The high-tech kits of yesterday came with a cable-actuated flapper door that could be opened by the driver while behind the wheel. But the hot-ticket version of today is the electronic cutout with motorized flapper doors that can be opened and closed at any time from the driver seat. Based on our research, Quick Time Per-formance was the one company that jumped on this trend in a big way with several versions of electric cutouts in a variety of tube diameter shapes and sizes.

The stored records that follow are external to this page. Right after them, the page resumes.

#include <algorithm>
#include <map>
#include <memory>
#include <mutex>
#include <new>
#include <string>
#include <tuple>
#include <vector>

#include "kernels.h"
#include "model_file.h"

using namespace vitx;

#define HIP_TRY(expr)                                                                                      \
    do {                                                                                                   \
        hipError_t e__ = (expr);                                                                           \
        if (e__ != hipSuccess) { set_error("%s failed: %s (%s:%d)", #expr, hipGetErrorString(e__), __FILE__, __LINE__); return VITX_ERR_HIP; } \
    } while (0)

// ... 43 lines not shown
        void *pe_w = nullptr, *head_w = nullptr;
        QuantW head_q;
        std::vector<LayerW> layers;
        size_t weight_bytes = 0;
        ~WeightSet() {
            int cur = -1; (void)hipGetDevice(&cur);
            (void)hipSetDevice(device); for (void *p : allocs) (void)hipFree(p);
            if (cur >= 0 && cur != device) (void)hipSetDevice(cur);
        }
    };
    std::shared_ptr<WeightSet> wset;
    bool weights_shared = false;
    float *cls = nullptr, *pos = nullptr, *pe_b = nullptr, *norm_w = nullptr, *norm_b = nullptr, *head_b = nullptr;
    void *pe_w = nullptr, *head_w = nullptr;
    QuantW head_q;
    std::vector<LayerW> layers;
    bool quant_on_device = true;
    int q4_fused_rows = 0;
    size_t weight_bytes = 0;
    bool prec_attn = false;
    bool cls_tail = true;
    bool ln_fuse = true;
    unsigned ln_epoch = 0;
    unsigned ln_timeout = 20000;
    int ln_test = 0;
    int call_limit = 0;
    unsigned *ln_fb_host = nullptr;
    unsigned long long ln_fb_base = 0;
    int ln_fb_forwards = 0;
    bool ln_fuse_disabled = false;
    int ln_cool_left = 0, ln_cool_len = 256;
    struct Slice {
        int cap = 0;
        float *X = nullptr;
        void *U = nullptr;
        void *U2 = nullptr;
        unsigned long long *ln_sync = nullptr;
        unsigned *ln_todo = nullptr;
        int ln_blocks = 0;
        void *QKV = nullptr;
        long qkv_lo_off = 0;
        void *Hbuf = nullptr;
        float *Xc = nullptr;
        void *Z = nullptr;
        void *Wq[W_PER_LAYER] = {nullptr, nullptr, nullptr, nullptr};
        void *Wq_head = nullptr;
        float *logits = nullptr;
        hipStream_t stream = nullptr;
        hipEvent_t done = nullptr;
        Tuning tune;
    };
    int nslices = 1;
    std::vector<Slice> slices;
    hipEvent_t fork = nullptr;
    std::vector<hipStream_t> probed_streams;
    int stream_retries = 0;
    hipEvent_t probe_a = nullptr, probe_b = nullptr;
    float *img = nullptr;
    float *probs = nullptr;
    float *logits_all = nullptr;
// ... 173 lines not shown
    c->D = hp.hidden_size; c->L = hp.num_hidden_layers; c->H = hp.num_attention_heads; c->C = hp.num_classes; c->P = hp.patch_size; c->S = hp.img_size;
    c->Cin = m->in_chans; c->R = m->in_chans == 1 ? VITX_VITSTR_SEQ_LEN : 1;
    c->g = c->S / c->P; c->N = c->g * c->g + 1; c->Kpe = c->Cin * c->P * c->P; c->Kpe_pad = round_up(c->Kpe, 64);
    if (c->N < c->R) { set_error("vitx_ctx_create: a ViTSTR head reads %d tokens, this model has %d (img_size %d, patch_size %d)", c->R, c->N, c->S, c->P); return VITX_ERR_UNSUPPORTED; }
    c->tm = gemm_tile_m(); c->tn = gemm_tile_n();
    c->C_pad = round_up(c->C, c->tn);
    if (!attention_supports(c->N, c->D, c->H)) {
        set_error("vitx_ctx_create: attention needs a head_dim that is a multiple of 8 up to 128 (this model: %d) and at least one token (%d tokens, img_size %d, patch_size %d)", c->D / c->H, c->N, c->S, c->P);
        return VITX_ERR_UNSUPPORTED;
    }
    if (!layernorm_supports(c->D)) { set_error("vitx_ctx_create: hidden_size %d has no LayerNorm instantiation (64, 128, 192, 256, 320, 384, 448, 512, 576, 640, 768, 896, 1024, 1152, 1280, 1408, 1536, 1664, 2048)", c->D); return VITX_ERR_UNSUPPORTED; }
    c->tune = tuning_for_device(device);
    if (!c->tune) { set_error("vitx_ctx_create: kernel bring-up on device %d failed: %s", device, hipGetErrorString(hipGetLastError())); return VITX_ERR_HIP; }
    c->split_first = opt.split_first;
    c->prec_attn = dtype == VITX_F16 && c->D == c->H * 64 && !opt.f16_fast_attention;
    c->quant_on_device = !opt.quant_on_host;
    c->cls_tail = !opt.last_layer_all_rows && c->R == 1 && attention_cls_supports(c->N, c->D, c->H);
    c->q4_fused_rows = opt.q4_fused_rows;
    c->graphs_on = opt.graph != 0;
    if (opt.ln_test) {
        if ((opt.ln_test & (int32_t)0xffff0000) != (int32_t)VITX_LN_TEST_KEY) { set_error("vitx_ctx_create_ex: ln_test is a test-only switch (it needs its key: include/vitx.h)"); return VITX_ERR_ARG; }
        c->ln_test = opt.ln_test & 0xffff;
        if (c->ln_test & ~7) { set_error("vitx_ctx_create_ex: ln_test mode %d has bits outside 1 | 2 | 4", c->ln_test); return VITX_ERR_ARG; }
        if ((c->ln_test & 3) == 3) c->ln_timeout = 5000;
    }
    c->ln_fuse = !opt.no_ln_fusion && !opt.graph;
#ifdef VITX_LAB
    if (const char *e = getenv("VITX_SKIP")) c->skip = atoi(e);
    if (const char *e = getenv("VITX_SPLIT")) c->split_first = atoi(e);
#endif
    HIP_TRY(hipStreamCreateWithFlags(&c->stream, hipStreamNonBlocking));

    const int D = c->D, tn = c->tn;
    int rc;
    auto T = [&](const std::string &n) { return m->find(n); };
    static std::mutex wreg_mu;
    static std::map<std::tuple<uint64_t, int, int, int>, std::weak_ptr<vitx_ctx::WeightSet>> wreg;
    const auto wkey = std::make_tuple(m->uid, device, dtype, c->quant_on_device ? 1 : 0);
    std::unique_lock<std::mutex> wlock(wreg_mu);
    for (auto it = wreg.begin(); it != wreg.end();) it = it->second.expired() ? wreg.erase(it) : std::next(it);
    if (auto have = wreg[wkey].lock()) {
        c->wset = have; c->weights_shared = true;
    } else {
        c->wset = std::make_shared<vitx_ctx::WeightSet>();
        c->wset->device = device;
    }
    if (!c->weights_shared) {
// ... 35 lines not shown

    int ns = opt.streams > 0 ? opt.streams : 2;
    if (ns < 1) ns = 1;
    if (ns > 4) ns = 4;
    if (max_batch < 8 * ns) ns = 1;
    c->nslices = ns;
    c->slices.resize(ns);
    const size_t hcols = std::max<size_t>((size_t)4 * D, (size_t)c->Kpe_pad);
    {
        const size_t row_bytes = std::max<size_t>(hcols * 2, (size_t)3 * D * 2 * (c->prec_attn ? 2 : 1));
        const size_t rows = (size_t)0xf0000000u / row_bytes / 256 * 256;
        const long per_slice = (long)(rows / c->N);
        if (per_slice < 1) { set_error("vitx_ctx_create: a single image exceeds the kernels' 32-bit buffer window (%d tokens x %d)", c->N, D); return VITX_ERR_UNSUPPORTED; }
        c->call_limit = (int)std::min<long>((long)max_batch, per_slice);
    }
    for (int i = 0; i < ns; ++i) {
        vitx_ctx::Slice &sl = c->slices[i];
        sl.cap = std::min(max_batch, c->call_limit);
        const size_t Mpad = (size_t)round_up(sl.cap * c->N, c->tm), Bpad = (size_t)round_up(sl.cap * c->R, c->tm);
        if ((rc = c->dmalloc((void **)&sl.X, Mpad * D * 4, true))) return rc;
        if ((rc = c->dmalloc(&sl.U, Mpad * D * 2, true))) return rc;
        if ((rc = c->dmalloc(&sl.U2, Mpad * D * 2, true))) return rc;
        if (D % 256 == 0 && D / 256 <= 4) {
            if ((rc = c->dmalloc((void **)&sl.ln_sync, (Mpad / 256) * (size_t)(D / 256) * 256 * 2 * sizeof(unsigned long long), true))) return rc;
            if ((rc = c->dmalloc((void **)&sl.ln_todo, (Mpad / 256 + 1) * sizeof(unsigned), true))) return rc;
            sl.ln_blocks = (int)(Mpad / 256);
        }
        if ((rc = c->dmalloc(&sl.QKV, Mpad * 3 * D * 2 * (c->prec_attn ? 2 : 1), true))) return rc;
        sl.qkv_lo_off = c->prec_attn ? (long)(Mpad * 3 * D) : 0;
        if ((rc = c->dmalloc(&sl.Hbuf, Mpad * hcols * 2, true))) return rc;
        if ((rc = c->dmalloc(&sl.Z, Bpad * D * 2, true))) return rc;
        if (c->cls_tail && (rc = c->dmalloc((void **)&sl.Xc, Bpad * D * 4, true))) return rc;
        if ((rc = c->dmalloc((void **)&sl.logits, Bpad * c->C_pad * 4, true))) return rc;
        for (int k = 0; k < W_PER_LAYER; ++k) {
            size_t need = 0;
            for (const LayerW &w : c->layers) if (w.q[k].blocks) need = std::max(need, (size_t)w.q[k].n_pad * w.q[k].K * 2);
            if (need && (rc = c->dmalloc(&sl.Wq[k], need, false))) return rc;
        }
        if (c->head_q.blocks && (rc = c->dmalloc(&sl.Wq_head, (size_t)c->head_q.n_pad * c->head_q.K * 2, false))) return rc;
        sl.tune = *c->tune;
#ifdef VITX_LAB
        if (const char *e = getenv("VITX_SLICE_CU")) { if (ns > 1 && atoi(e) > 0) sl.tune.n_cu = atoi(e); }
#endif
        if (ns > 1 && i > 0) {
            int least = 0, greatest = 0;
            HIP_TRY(hipDeviceGetStreamPriorityRange(&least, &greatest));
            HIP_TRY(hipStreamCreateWithPriority(&sl.stream, hipStreamNonBlocking, greatest));
            HIP_TRY(hipEventCreateWithFlags(&sl.done, hipEventDisableTiming));
// ... 52 lines not shown
    auto fused_ok = [&](const QuantW &q, int rows) { return q.blocks && q.type == T_Q4_0 && rows <= c->q4_fused_rows && rows % 128 == 0 && q.n_pad % 128 == 0 && q.K % 64 == 0; };
    auto expand = [&](const QuantW *const *qs, void *const *dst, int count) -> int {
        bool done[W_PER_LAYER] = {false, false, false, false};
        for (int k = 0; k < count; ++k) {
            if (done[k] || !qs[k]) continue;
            DequantJob jobs[4]; int nj = 0; double bytes = 0;
            for (int m = k; m < count; ++m) {
                if (done[m] || !qs[m] || qs[m]->type != qs[k]->type) continue;
                jobs[nj++] = DequantJob{qs[m]->blocks, qs[m]->scales, dst[m], qs[m]->N, qs[m]->n_pad, qs[m]->K / 32};
                bytes += (double)qs[m]->N * qs[m]->K / 32 * type_block_bytes(qs[m]->type) + (double)qs[m]->n_pad * qs[m]->K * eb;
                done[m] = true;
            }
            ProfScope ps(c, st, PC_DEQUANT, 0, bytes);
            HIP_TRY(launch_dequant(dt, qs[k]->type, jobs, nj, st));
        }
        return VITX_OK;
    };
#ifdef VITX_LAB
    const int skip = c->skip;
#else
    constexpr int skip = 0;
#endif
    bool fuse = false;
    if (c->ln_fuse && sl.ln_sync) {
        GemmArgs probe{}; probe.M = M; probe.N = D; probe.N_pad = round_up(D, tn); probe.K = D; probe.lda = D; probe.ldw = D; probe.ldo = D;
        hipStreamCaptureStatus cs = hipStreamCaptureStatusNone;
        if (hipStreamIsCapturing(st, &cs) != hipSuccess) { (void)hipGetLastError(); cs = hipStreamCaptureStatusActive; }
        GemmArgs probe2 = probe; probe2.K = 4 * D; probe2.lda = 4 * D; probe2.ldw = 4 * D;
        fuse = cs == hipStreamCaptureStatusNone && gemm_ln_fusable(tn_, probe) && gemm_ln_fusable(tn_, probe2);
    }
    auto resid_gemm_ln = [&](int pc, const void *A, const void *W, const float *bias, int K, const QuantW *fq, const float *lw, const float *lb, void *ln_out, GemmLn *pend) -> int {
        int rc2;
        pend->todo = nullptr;
        if (fuse && lw && !fq) {
            GemmLn ln{};
            ln.w = lw; ln.b = lb; ln.x = sl.X; ln.out = ln_out; ln.eps = c->hp.eps; ln.sync = sl.ln_sync; ln.todo = sl.ln_todo; ln.fallbacks = sl.ln_todo + sl.ln_blocks;
            if (++c->ln_epoch == 0) c->ln_epoch = 1;
            ln.epoch = c->ln_epoch; ln.timeout = c->ln_timeout; ln.test = c->ln_test;
            if ((rc2 = gemm(c, tn_, st, pc, EPI_BIAS_RESID, A, W, bias, sl.X, nullptr, M, M, D, round_up(D, tn), K, K, K, D, 0, 4, nullptr, &ln, nullptr, 0, M_real))) return rc2;
            *pend = ln;
            return VITX_OK;
        }
        if ((rc2 = gemm(c, tn_, st, pc, EPI_BIAS_RESID, A, W, bias, sl.X, nullptr, M, M_real, D, round_up(D, tn), K, K, K, D, 0, 4, fq))) return rc2;
        if (lw) {
            ProfScope ps(c, st, PC_LAYERNORM, 0, (double)M_real * D * (4 + eb));
            if (!(skip & 2)) HIP_TRY(launch_layernorm(dt, sl.X, D, lw, lb, ln_out, D, M_real, D, c->hp.eps, st));
        }
        return VITX_OK;
    };
    GemmLn fix_u{}, fix_u2{};
    const bool tail = c->cls_tail && c->trace_ids.empty();
    const int Mc = round_up(n, tm);
    for (int il = 0; il < c->L; ++il) {
        const LayerW &w = c->layers[il];
        const bool tail_now = tail && il + 1 == c->L;
        const void *Wl[W_PER_LAYER] = {w.qkv_w, w.proj_w, w.fc1_w, w.fc2_w};
        const QuantW *Fl[W_PER_LAYER] = {nullptr, nullptr, nullptr, nullptr};
        {
            const QuantW *todo[W_PER_LAYER] = {nullptr, nullptr, nullptr, nullptr};
            bool any = false;
            for (int k = 0; k < W_PER_LAYER; ++k) {
// ... 88 lines not shown
        if (fused_ok(c->head_q, round_up(nR, tm))) head_f = &c->head_q;
        else { const QuantW *todo[1] = {&c->head_q}; void *dst[1] = {sl.Wq_head}; if ((rc = expand(todo, dst, 1))) return rc; head_w = sl.Wq_head; }
    }
    if ((rc = gemm(c, tn_, st, PC_GEMM_HEAD, EPI_BIAS_F32, sl.Z, head_w, c->head_b, lg, nullptr, round_up(nR, tm), nR, c->C, c->C_pad, D, D, D, ldl, 0, 4, head_f))) return rc;
    {
        ProfScope ps(c, st, PC_SOFTMAX, 0, (double)nR * c->C * 8);
        HIP_TRY(launch_softmax(dt, lg, (float *)d_probs, nR, c->C, ldl, st));
    }
    if (fuse && c->ln_fb_host) HIP_TRY(hipMemcpyAsync(c->ln_fb_host + (&sl - &c->slices[0]), sl.ln_todo + sl.ln_blocks, sizeof(unsigned), hipMemcpyDeviceToHost, st));
    return VITX_OK;
}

We spoke with Barry Adler, owner of Quick Time, who told us there are power gains to be had by installing his kits, depending on how restrictive your existing exhaust system is. He also said it's important to properly locate the cutouts on your pipes to get the biggest gains. We are in the process of installing a pair of Quick Time's electric cutouts on this '74 Camaro (last seen belching tire smoke on our June '09 cover). Check out the pictures to see what's involved.

If you want maximum performance from your exhaust system, build the best low-restriction system you can afford. But if you're on a tight budget or you don't want your car to be loud all the time, then these electric cutouts may be your best option. Your car can be quiet and stock-sounding most of the time-until you want the bravado and performance benefits of unrestricted exhaust.